# Un iPod qui fait téléphone ?



## Anonyme (28 Novembre 2004)

Un truc blanc avec une molette et qui fait téléphone, ça vous dit ? C'est le nouveau Apple iPhone ? Non, c'est Nokia qui l'a fait... ou va le faire, car voici une photo "volée" (www.mobile-gadgets.net) de son prototype Nokia Neo, qui apparement vise les jeunes puisqu'il permet de lire des mp3 (carte SD/MMC)...







 Oui je sais, vous allez me dire que c'est horrible, en plus ils ont pris la couleur de la molette de l'iPod U2 alors que le corps est blanc... Mais que penser d'une molette pour composer un nº de téléphone ou écrire un SMS ? Apple s'est-elle fait piquer une bonne idée ?

 Bon dimanche à tous !


----------



## Pierrou (28 Novembre 2004)

Je sais pas si Apple s'est fait piquer une idée, ce qui est sur, c'est que nokia a, comme tant d'autres, pompé certains aspects du design de l'iPod et notamment la couleur, pas glop..... en plus, je le trouve vraiment tres moche ce truc


----------



## kitetrip (28 Novembre 2004)

Ils se rendront vite compte que finalement, c'est pas trop pratique leur truc...


----------



## golf (28 Novembre 2004)

Pourront pas garder le principe de la roue à la iPod, elle fait l'objet de brevets


----------



## huexley (28 Novembre 2004)

golf a dit:
			
		

> Pourront pas garder le principe de la roue à la iPod, elle fait l'objet de brevets


 Ce qui est curieux c est que la SNCF ne ce soit jamais retournée contre Apple, puisqu'il utilisent le meme systeme de wheel & click depuis bien plus longtemps pour piloter les PC qui servent de borne a billet automatique


----------



## sylko (28 Novembre 2004)

Apparemment, le projet a été stoppé!


----------



## sylko (28 Novembre 2004)

Une vidéo du Nokia Neo est disponible sur le site mobile-gadgets.net


----------



## Caster (30 Novembre 2004)

gurruchaga a dit:
			
		

> Un truc blanc avec une molette et qui fait téléphone, ça vous dit ? C'est le nouveau Apple iPhone ? Non, c'est Nokia qui l'a fait... ou va le faire, car voici une photo "volée" (www.mobile-gadgets.net) de son prototype Nokia Neo, qui apparement vise les jeunes puisqu'il permet de lire des mp3 (carte SD/MMC)...
> 
> 
> 
> ...




il est peut-être génial ...... mais je le trouve assez moche


----------



## Anonyme (3 Décembre 2004)

Haha fabuleux, l'info rebondit dans l'autre sens avec, apres le prototype de chez Nokia, la rumeur du iPhone !

http://www.engadget.com/entry/1234000253022479/

"Apple iCall, 10.000 songs and a phone in your pocket" ?


----------



## iouze (3 Décembre 2004)

Le look de ce téléphone (celui de Nokia) ne m'étonne qu'à peine de leur part (Cf le 3650 si mes souvenirs sont bons). mais les 4 boutons immondes qui se trouvent à chaque angle, c'est un sommet.

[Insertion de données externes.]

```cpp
struct GemmArgs {
  const half_t* A;
  const half_t* W;
  const float* bias;
  int M;
  int Mreal;
  int N, K;
  int GN;
  float* outf;
  half_t* out16;
  half_t* out16b;
  float* xres;
  half_t* q;
  half_t* k;
  half_t* vt;
  int S;
  int col0;
  const float* lnstats;
  const float* lng;
  const float* lnb;
  float* lnpart;
  float ln_eps;
  const uint8_t* A8;
  const uint8_t* W8;
  uint8_t* out8;
  int x8_scale;
  int x8_terms;
  int x8_aside_mask;
  half_t* vt_lo;
  half_t *q_lo, *k_lo;
  unsigned long long* x8_sat;
  int raster_mode;
  int out8_hi_only;
  const int* tile_both;
  const float* cls_corr;
  half_t* sp_lo_out;
  half_t* vlo_sp;
};

__device__ __forceinline__ void raster(int t, int tm_count, int tn_count, int GN, int& tile_m, int& tile_n) {
  const int per_group = tm_count * GN;
  const int g = t / per_group;
  const int r = t - g * per_group;
  tile_m = r / GN;
  tile_n = g * GN + (r - tile_m * GN);
}

template <int EPI>
__device__ __forceinline__ void epilogue_frag(const GemmArgs& a, const floatx16& acc, int mb, int nb, int lane) {
  const int hi = lane >> 5;
  const int n = nb + (lane & 31);
  if constexpr (EPI == EPI_F32) {
#pragma unroll
    for (int r = 0; r < 16; ++r) a.outf[(size_t)(mb + mfma32_row(r, hi)) * a.N + n] = acc[r];
  } else if constexpr (EPI == EPI_GELU) {
#pragma unroll
    for (int r = 0; r < 16; ++r) a.out16[(size_t)(mb + mfma32_row(r, hi)) * a.N + n] = (half_t)gelu_erf(acc[r]);
  } else if constexpr (EPI == EPI_RES) {
    const int lane_off = 4 * hi * MV_HIDDEN + (lane & 31);
#pragma unroll
    for (int r = 0; r < 16; ++r) {
      float* rowbase = a.xres + (size_t)(mb + (r & 3) + 8 * (r >> 2)) * MV_HIDDEN + nb;
      rowbase[lane_off] = acc[r];
    }
  } else {
    const int which = (nb + a.col0) / MV_HIDDEN;
    const int hn = nb + a.col0 - which * MV_HIDDEN;
    const int head = hn >> 6;
// ... 202 lines not shown
#pragma unroll
        for (int j = 0; j < FR_N; ++j)
          acc[i][j] = __builtin_amdgcn_mfma_f32_32x32x16_f16(fa[i], fb[j], acc[i][j], 0, 0, 0);
    }
  };

  const int nk = K / BK;
#pragma unroll
  for (int s = 0; s < STAGES - 1; ++s)
    if (s < nk) stage(s, s);
  int slot = 0, fill = STAGES - 1;
  for (int kt = 0; kt < nk; ++kt) {
    const int newer = nk - 1 - kt;
    if (STAGES >= 5 && newer >= 3) wait_vmcnt<(STAGES >= 5 ? 3 : 0) * G>();
    else if (STAGES >= 4 && newer >= 2) wait_vmcnt<(STAGES >= 4 ? 2 : 0) * G>();
    else if (STAGES >= 3 && newer >= 1) wait_vmcnt<(STAGES >= 3 ? 1 : 0) * G>();
    else wait_vmcnt<0>();
    asm volatile("s_waitcnt lgkmcnt(0)" ::: "memory");
    __builtin_amdgcn_s_barrier();
    asm volatile("" ::: "memory");
    if (kt + STAGES - 1 < nk) stage(fill, kt + STAGES - 1);
    compute(slot);
    asm volatile("" ::: "memory");
    slot = (slot + 1 == STAGES) ? 0 : slot + 1;
    fill = (fill + 1 == STAGES) ? 0 : fill + 1;
  }

#pragma unroll
  for (int i = 0; i < FR_M; ++i)
#pragma unroll
    for (int j = 0; j < FR_N; ++j)
      epilogue_frag<EPI>(a, acc[i][j], m0 + (wm * FR_M + i) * 32, n0 + (wn * FR_N + j) * 32, lane);
}
```

### memvul_amd/csrc/gemm_pp.h

```cpp
#pragma once
#include "common.h"
#include <type_traits>
#include "gemm.h"

enum { PP_QK = 1, PP_GELU = 3, PP_RESLN3 = 8 };
constexpr int PP_F = 4;

#define PP_LDS_A 0
#define PP_LDS_B 65536
#define PP_LDS_BIAS 131072
#define PP_LDS_SCR (PP_LDS_BIAS + MV_INTER * 4)
#define PP_LDS_BYTES (PP_LDS_SCR + 8 * 2048)
#define PP_LDS_BIAS_T PP_LDS_BIAS
#define PP_LDS_STATS (PP_LDS_BIAS + 2048)
#define PP_LDS_SCR_RAW (PP_LDS_STATS + 2 * 6144)
#define PP_LDS_RSTD (PP_LDS_SCR_RAW + 8 * 2048)
#define PP_LDS_BYTES_RAW (PP_LDS_RSTD + 2048)

__device__ __forceinline__ uint32_t pack_h2(float a, float b) {
  const half2_t h = {(half_t)a, (half_t)b};
  return __builtin_bit_cast(uint32_t, h);
}

__device__ __forceinline__ void pin_f32x4(float& a, float& b, float& c, float& d) {
#if defined(__HIP_DEVICE_COMPILE__)
  asm("" : "+v"(a), "+v"(b), "+v"(c), "+v"(d));
#endif
}

__device__ __forceinline__ uint32_t f2u(float x) { return __float_as_uint(x); }
__device__ __forceinline__ float u2f(uint32_t x) { return __uint_as_float(x); }
typedef uint32_t u32x2 __attribute__((ext_vector_type(2)));
typedef uint32_t u32x4 __attribute__((ext_vector_type(4)));
typedef int intx4 __attribute__((ext_vector_type(4)));
typedef int intx8 __attribute__((ext_vector_type(8)));
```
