__global__ __launch_bounds__(576, 4) void vit_attention_long_kernel(const float* __restrict__ qkv, int T, int H, int nqb,
                                                                     int npairs, int per_xcd, float* __restrict__ out) {
    const int pair = (int)(blockIdx.x & 7) * per_xcd + (int)(blockIdx.x >> 3);
    if (pair >= npairs) return;
    const int grp = pair / nqb;
    const int ncw = min(8, (T + 31) >> 5);
    attn_block<false>(qkv, T, H, grp / H, grp % H, (pair - grp * nqb) * 32 * ncw, ncw, T, out);
}

constexpr int AC_WAVES = 4;
constexpr int AC_U = 4;
constexpr int AC_SPLIT_T = 512;
constexpr int AC_MAX_T = 32768;

template <int CTRL>
__device__ __forceinline__ float ac_dpp_add(float x) {
    return x + __builtin_bit_cast(float, __builtin_amdgcn_update_dpp(0, __builtin_bit_cast(int, x), CTRL, 0xf, 0xf, true));
}

__device__ __forceinline__ float ac_row_sum(float x) {
    x = ac_dpp_add<0xB1>(x);
    x = ac_dpp_add<0x4E>(x);
    x = ac_dpp_add<0x141>(x);
    return ac_dpp_add<0x140>(x);
}

__global__ __launch_bounds__(64 * AC_WAVES) void vit_attention_cls_kernel(
    const float* __restrict__ q, int64_t q_img, const float* __restrict__ k, int64_t k_row, int64_t k_img,
    const float* __restrict__ v, int64_t v_row, int64_t v_img, int T, int H, int64_t npairs, int S, float* __restrict__ out) {
    __shared__ float4 st_acc[AC_WAVES * 4][16];
    __shared__ float st_m[AC_WAVES * 4], st_l[AC_WAVES * 4];
    const int lane = threadIdx.x & 63;
    const int wave = __builtin_amdgcn_readfirstlane(threadIdx.x >> 6);
    const int sub = lane & 15, g = lane >> 4;
    const int64_t pair = (int64_t)blockIdx.x * (AC_WAVES / S) + wave / S;
    const int slice = wave % S;
    const bool live = pair < npairs;

    float m = -1e30f, l = 0.f;
    float4 acc = make_float4(0.f, 0.f, 0.f, 0.f);
    if (live) {
        const int64_t b = pair / H;
        const int h = (int)(pair - b * H);
        const float qs = 0.125f * 1.44269504088896340736f;
        float4 qv = *reinterpret_cast<const float4*>(q + b * q_img + (int64_t)h * AT_D + 4 * sub);
        qv.x *= qs; qv.y *= qs; qv.z *= qs; qv.w *= qs;
        const int r0 = slice * 4 + g;
        const float* kp = k + b * k_img + (int64_t)r0 * k_row + (int64_t)h * AT_D + 4 * sub;
        const float* vp = v + b * v_img + (int64_t)r0 * v_row + (int64_t)h * AT_D + 4 * sub;
        const int64_t kstep = (int64_t)4 * S * k_row, vstep = (int64_t)4 * S * v_row;
        for (int rb = slice * 4; rb < T; rb += 4 * S * AC_U) {
            float4 kk[AC_U], vv[AC_U];
            bool ok[AC_U];
#pragma unroll
            for (int u = 0; u < AC_U; ++u) {
                ok[u] = rb + u * 4 * S + g < T;
                kk[u] = make_float4(0.f, 0.f, 0.f, 0.f);
                vv[u] = make_float4(0.f, 0.f, 0.f, 0.f);
                if (ok[u]) {
                    kk[u] = *reinterpret_cast<const float4*>(kp + u * kstep);
                    vv[u] = *reinterpret_cast<const float4*>(vp + u * vstep);
                }
            }
            kp += AC_U * kstep;
            vp += AC_U * vstep;
            float s[AC_U];
            float mt = m;
#pragma unroll
            for (int u = 0; u < AC_U; ++u) {
                const float d = fmaf(kk[u].w, qv.w, fmaf(kk[u].z, qv.z, fmaf(kk[u].y, qv.y, kk[u].x * qv.x)));
                const float r = ac_row_sum(d);
                s[u] = ok[u] ? r : -INFINITY;
                mt = fmaxf(mt, s[u]);
            }
            const float alpha = __builtin_amdgcn_exp2f(m - mt);
            m = mt;
            l *= alpha;
            acc.x *= alpha; acc.y *= alpha; acc.z *= alpha; acc.w *= alpha;
#pragma unroll
            for (int u = 0; u < AC_U; ++u) {
                const float p = __builtin_amdgcn_exp2f(s[u] - mt);
                l += p;
                acc.x = fmaf(p, vv[u].x, acc.x);
                acc.y = fmaf(p, vv[u].y, acc.y);
                acc.z = fmaf(p, vv[u].z, acc.z);
                acc.w = fmaf(p, vv[u].w, acc.w);
            }
        }
    }
    st_acc[wave * 4 + g][sub] = acc;
    if (sub == 0) {
        st_m[wave * 4 + g] = m;
        st_l[wave * 4 + g] = l;
    }
    __syncthreads();
    if (live && slice == 0) {
        const int s0 = wave * 4, ns = 4 * S;
        float mx = st_m[s0];
        for (int i = 1; i < ns; ++i) mx = fmaxf(mx, st_m[s0 + i]);
        float num = 0.f, den = 0.f;
        const float* accf = reinterpret_cast<const float*>(&st_acc[s0][0]);
        for (int i = 0; i < ns; ++i) {
            const float w = __builtin_amdgcn_exp2f(st_m[s0 + i] - mx);
            num = fmaf(accf[i * 64 + lane], w, num);
            den = fmaf(st_l[s0 + i], w, den);
        }
        out[pair * AT_D + lane] = num / den;
    }
}

}
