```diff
@@ -644,13 +698,14 @@
                 int H, int W, int mode, float slope, hipStream_t st, const float* mask = nullptr, float mask_slope = 1.f,
                 int out_unit16 = 0, int in_unit16 = 0) {
   if (p.f4) {
-    const int64_t wgs4 = (int64_t)p.th * p.tw * (p.IP / w4::COB) * p.nsplit * N;
+    const int64_t wgs4 = w4_launch_blocks(p) * (p.IP / w4::COB) * p.nsplit * N;
     if (wgs4 > 0x7fffffffLL || T > 65535) return SAVFI_E_TOOBIG;
     if (mask && (out_unit16 || in_unit16)) return SAVFI_E_UNSUPPORTED;
     if (p.nsplit > 1 && (out_unit16 || in_unit16 || !partial)) return SAVFI_E_UNSUPPORTED;
     if (in_unit16 && ((p.off != 1 && p.off != 2) || p.Wo % 2 != 0)) return SAVFI_E_UNSUPPORTED;
-    w4::W4Args a4{x, U, (mode & 1) == 0 ? bias : nullptr, out, p.K, p.I, p.KP, p.IP, H, W, p.Ho, p.Wo, p.off, p.th, p.tw, slope,
-                  p.tile_shift, T, N, p.nsplit > 1 ? nullptr : mask, mask_slope, out_unit16, p.nsplit, p.chunks_per_split, partial};
+    w4::W4Args a4{x, U, (mode & 1) == 0 ? bias : nullptr, out, p.K, p.I, p.KP, p.IP, H, W, p.Ho, p.Wo, p.off, p.flat ? p.flat_blocks : p.th,
+                  p.flat ? 1 : p.tw, slope, p.tile_shift, T, N, p.nsplit > 1 ? nullptr : mask, mask_slope, out_unit16, p.nsplit,
+                  p.chunks_per_split, partial, p.ty4, p.tx4, p.flat ? 1 : 0};
     const int vecw = p.Wo % 4 == 0 ? 4 : (p.Wo % 2 == 0 ? 2 : 1);
     auto go = [&](auto kern) { return kern(a4, wgs4, st); };
     if (in_unit16 && p.off == 1) return vecw == 4 ? go(launch_wino4<4, 2, false>) : go(launch_wino4<2, 2, false>);
diff --git a/meta-interpolation_amd/csrc/winograd4.h b/meta-interpolation_amd/csrc/winograd4.h
--- a/meta-interpolation_amd/csrc/winograd4.h
+++ b/meta-interpolation_amd/csrc/winograd4.h
@@ -82,6 +82,19 @@
     float* dst = U + ((((size_t)chunk * ncob + cobq) * 4 + wv) * 2 + s2) * (18 * 64) + off;
     *reinterpret_cast<f32x4*>(dst) = *reinterpret_cast<const f32x4*>(stage + e);
   }
+}
+
+__host__ __device__ inline bool tile_of(int tb, int slot, int tile_shift, int blocks_x, int ty4, int tx4, int flat, int& ty, int& tx) {
+  if (flat) {
+    const int f = TT * tb + slot;
+    ty = f / tx4;
+    tx = f - ty * tx4;
+    return f < ty4 * tx4;
+  }
+  const int tby = tb / blocks_x, tbx = tb - tby * blocks_x;
+  ty = tby * (TT >> tile_shift) + (slot >> tile_shift);
+  tx = (tbx << tile_shift) + (slot & ((1 << tile_shift) - 1));
+  return ty < ty4 && tx < tx4;
 }
 
 struct W4Args {
@@ -98,6 +111,7 @@
   int out_unit16;
   int nsplit, chunks_per_split;
   float* partial;
+  int ty4, tx4, flat;
 };
 
 __device__ __forceinline__ i32x4 w4_rsrc(const void* base, unsigned bytes) {
@@ -175,15 +189,19 @@
     sp = (int)(item % (unsigned)a.nsplit);
     n = (int)(item / (unsigned)a.nsplit);
   }
-  const int tby = tb / a.tiles_x, tbx = tb - tby * a.tiles_x;
   const int i0 = cob * COB;
   const int task = a.T > 1 ? n % a.T : 0;
   const size_t cplane = (size_t)a.H * a.W;
   const float* xp = a.x + (size_t)n * a.K * cplane;
-  const int tsh = a.tile_shift, tbw = 1 << tsh, tbh = TT >> tsh;
 
   const int tl = lane & 31, kc = 2 * w + (lane >> 5);
-  const int y0 = 4 * (tby * tbh + (tl >> tsh)) - a.off, x0 = 4 * (tbx * tbw + (tl & (tbw - 1))) - a.off;
+  int y0, x0;
+  {
+    int ty, tx;
+    const bool have = tile_of(tb, tl, a.tile_shift, a.tiles_x, a.ty4, a.tx4, a.flat, ty, tx);
+    y0 = 4 * ty - a.off; x0 = 4 * tx - a.off;
+    if (a.flat && !have) { y0 = a.H; x0 = 0; }
+  }
   constexpr int WC = IN16 ? IN16 - 1 : 0;
   unsigned pv[6], pn[IN16 ? 6 : 1], pn2[IN16 == 2 ? 6 : 1];
   unsigned long long shl = 0, colm[6] = {~0ull, ~0ull, ~0ull, ~0ull, ~0ull, ~0ull};
@@ -400,7 +418,13 @@
     }
 
   const int otl = tid & 31, och = tid >> 5;
-  const int oy = 4 * (tby * tbh + (otl >> tsh)), ox = 4 * (tbx * tbw + (otl & (tbw - 1)));
+  int oy, ox;
+  {
+    int ty, tx;
+    const bool have = tile_of(tb, otl, a.tile_shift, a.tiles_x, a.ty4, a.tx4, a.flat, ty, tx);
+    oy = 4 * ty; ox = 4 * tx;
+    if (a.flat && !have) oy = a.Ho;
+  }
   const unsigned oplane = (unsigned)(a.Ho * a.Wo) * 4u;
   constexpr int NS = 4 / VECW;
   unsigned ooff[4][NS];
diff --git a/meta-interpolation_amd/hip_ops.py b/meta-interpolation_amd/hip_ops.py
--- a/meta-interpolation_amd/hip_ops.py
+++ b/meta-interpolation_amd/hip_ops.py
@@ -781,6 +781,19 @@
 def wino4_workgroups(N, Ci, Co, H, W, pad, mode=0):
     n = int(_hip.lib().savfi_conv3x3_f4_workgroups(int(N), int(Ci), int(Co), int(H), int(W), int(pad), int(mode)))
     return max(n, 0)
+
+
+def wino4_launch_workgroups(N, Ci, Co, H, W, pad, mode=0):
+    n = int(_hip.lib().savfi_conv3x3_f4_launch_workgroups(int(N), int(Ci), int(Co), int(H), int(W), int(pad), int(mode)))
+    return max(n, 0)
+
+
+def set_wino4_flat_tiles(on):
+    return bool(_hip.lib().savfi_conv3x3_f4_set_flat_tiles(1 if on else 0))
+
+
+def set_wgrad_wino_direct(on):
+    return bool(_hip.lib().savfi_conv3x3_wgrad_wino_set_direct(1 if on else 0))
 
 
 def _layer(x_shape, w_shape, stride, padding, dilation, groups=1):
```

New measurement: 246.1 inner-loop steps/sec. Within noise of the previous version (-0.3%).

Que l'Ipod se "transforme" en tel via un accessoire pourquoi pas (notamment avec l'aide de Motorola) mais qu'apple se lance dans un Iphone me paraît peu probable surtout trop risqué. en revanche quelque chose qui fonctionne de concert avec Airport (Express) balançant du son sur une chaine (ce que sait faire AirportExpress aujourd'hui) et / ou de la vidéo sur une Tv / ecran / Projecteur serait un beau pied de nez au Media Center dont, sans mauvaise fois, je ne saisi pas l'intérêt (ou en tout la nouveauté : on peut regarder une vidéo sur un portable et le connecter à une Tv).
Bon mais je m'égare du sujet  :rose:


----------